Verticordia patens

Scientific classification
- Kingdom: Plantae
- Clade: Tracheophytes
- Clade: Angiosperms
- Clade: Eudicots
- Clade: Rosids
- Order: Myrtales
- Family: Myrtaceae
- Genus: Verticordia
- Subgenus: Verticordia subg. Chrysoma
- Section: Verticordia sect. Chrysorhoe
- Species: V. patens
- Binomial name: Verticordia patens A.S.George

= Verticordia patens =

- Genus: Verticordia
- Species: patens
- Authority: A.S.George

Species of shrub

Verticordia patens is a flowering plant in the myrtle family, Myrtaceae and is endemic to the south-west of Western Australia. It is a shrub with linear, pointed leaves and faintly scented, pale yellow flowers in open heads on the ends of the branches. It is fairly common in a small area south of Badgingarra.

==Description==
Verticordia patens is a slender, woody shrub which grows to a height of between 0.2 and 1.3 m and up to 0.6 mm wide. The leaves are linear in shape, semi-circular in cross-section and 4-12 mm long with a pointed end.

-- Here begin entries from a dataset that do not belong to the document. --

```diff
+    for (int k = 0; k <= HW1; ++k) wsv1[k] = ws[AK1 * kWsStride + k];
+    enum { NONE, LUT, KEEP_PAIR, KEEP_CROSS, TAKE_PAIR, TAKE_CROSS, CENTRE };
+    auto kind = [](int j, int r, int c) constexpr {
+        const int kx = j - L - c, akx = kx < 0 ? -kx : kx;
+        const int hw = r ? HW1 : HW0, ky = r ? KY1 : KY0;
+        if (akx > hw) return (int)NONE;
+        if (j < L || j >= L + PW) return (int)LUT;
+        if (ky == 0) return kx == 0 ? (int)CENTRE : kx < 0 ? (int)KEEP_PAIR : (int)TAKE_PAIR;
+        if (r == 1 && ky == -1 && akx <= CROSS) return (int)KEEP_CROSS;
+        if (r == 0 && ky == 1 && akx <= CROSS) return (int)TAKE_CROSS;
+        return (int)LUT;
+    };
+    float wc[NB][8];
+    f2 n01[NB], n21[NB];
+    [[maybe_unused]] float pw[PW][PW];
+    auto issue = [&](int j) {
+        const uint32_t g = row.guide(j - 4 * C0);
+        const int b = (j - J0) % NB;
+        n01[b].x = (float)(g & 0xffu);
+        n01[b].y = (float)((g >> 8) & 0xffu);
+        n21[b].x = (float)((g >> 16) & 0xffu);
+        n21[b].y = 1.0f;
+#pragma unroll
+        for (int i = 0; i < 2 * PW; ++i) {
+            const int k = kind(j, i / PW, i % PW);
+            if (k != LUT && k != KEEP_PAIR && k != KEEP_CROSS) continue;
+            const uint32_t d = __builtin_amdgcn_sad_u8(g, ctr[i], 0u);
+            wc[b][i] = *reinterpret_cast<const float*>(lut + ((d << (COPIES == 32 ? 7 : 6)) | lane4));
+        }
+    };
+#pragma unroll
+    for (int j = J0; j < J0 + D && j <= J1; ++j) issue(j);
+#pragma unroll
+    for (int j = J0; j <= J1; ++j) {
+        if (j + LA <= J1 && ((j + LA) & 3) == 0 && chunk(j + LA) > PRE) row.load(chunk(j + LA));
+        if (j + D <= J1) issue(j + D);
+        const int b = (j - J0) % NB;
+#pragma unroll
+        for (int i = 0; i < 2 * PW; ++i) {
+            const int r = i / PW, c = i % PW;
+            const int k = kind(j, r, c);
+            if (k == NONE) continue;
+            const int kx = j - L - c, akx = kx < 0 ? -kx : kx;
+            float w;
+            if (k == CENTRE) {
+                w = w0;
+            } else if (k == TAKE_PAIR) {
+                w = pw[c][j - L];
+            } else if (k == TAKE_CROSS) {
+                w = xw[c][j - L];
+            } else {
+                w = wc[b][i] * (r ? wsv1[akx] : wsv0[akx]);
+                if (k == KEEP_PAIR) pw[j - L][c] = w;
+                if (k == KEEP_CROSS) xw[j - L][c] = w;
+            }
+            if constexpr (FMA) {
+                a01[i].x = __builtin_fmaf(n01[b].x, w, a01[i].x);
+                a01[i].y = __builtin_fmaf(n01[b].y, w, a01[i].y);
+                a2k[i].x = __builtin_fmaf(n21[b].x, w, a2k[i].x);
+                a2k[i].y = a2k[i].y + w;
+            } else {
+                a01[i].x = a01[i].x + n01[b].x * w;
+                a01[i].y = a01[i].y + n01[b].y * w;
+                a2k[i].x = a2k[i].x + n21[b].x * w;
+                a2k[i].y = a2k[i].y + w;
+            }
+        }
+        __builtin_amdgcn_sched_barrier(0);
+    }
+}
+
 template <int P, bool RCP = false>
 __device__ __forceinline__ void finish_outputs(const f2 (&a01)[P], const f2 (&a2k)[P], uint32_t (&o)[P]) {
 #pragma unroll
```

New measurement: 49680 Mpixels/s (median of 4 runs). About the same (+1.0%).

The flowers are faintly scented and arranged in fairly open, corymb-like groups on the ends of the branches on erect stalks 5-19 mm long. The floral cup is about 1.0 mm long, glabrous and slightly warty. The sepals are spreading, lemon-yellow, 2-3 mm long, with between 5 and 7 feathery lobes and two hairy appendages. The petals are erect, pale yellow, about 2 mm long and egg.shaped with a toothed margin. The style is 2-4 mm long, straight and glabrous. Flowering time is from September to November.

==Taxonomy and naming==
This species was first formally described by Alex George in 1966 and the description was published in Western Australian Naturalist. He collected the type specimen at Moore River. The specific epithet (patens) is a Latin word meaning "open" referring to the open branching habit of this species.

When he reviewed the genus in 1991, George placed this species in subgenus Chrysoma, section Chrysohoe along with V. nitens and V. nitens.

==Distribution and habitat==
This verticordia occurs in a small area between Badgingarra, Coorow and Moore River. It usually grows in sand or gravelly soil, sometimes over laterite or loam, in heath, shrubland or low woodland.

==Conservation==
Verticordia patens is classified as "not threatened" by the Western Australian Government Department of Parks and Wildlife. Although its range is limited, it is fairly common in that area, part of which includes a significant national park.

==Use in horticulture==
It possible to propagate V. patens from cuttings but the plant has proven difficult to maintain in the garden due to its susceptibility to fungal disease.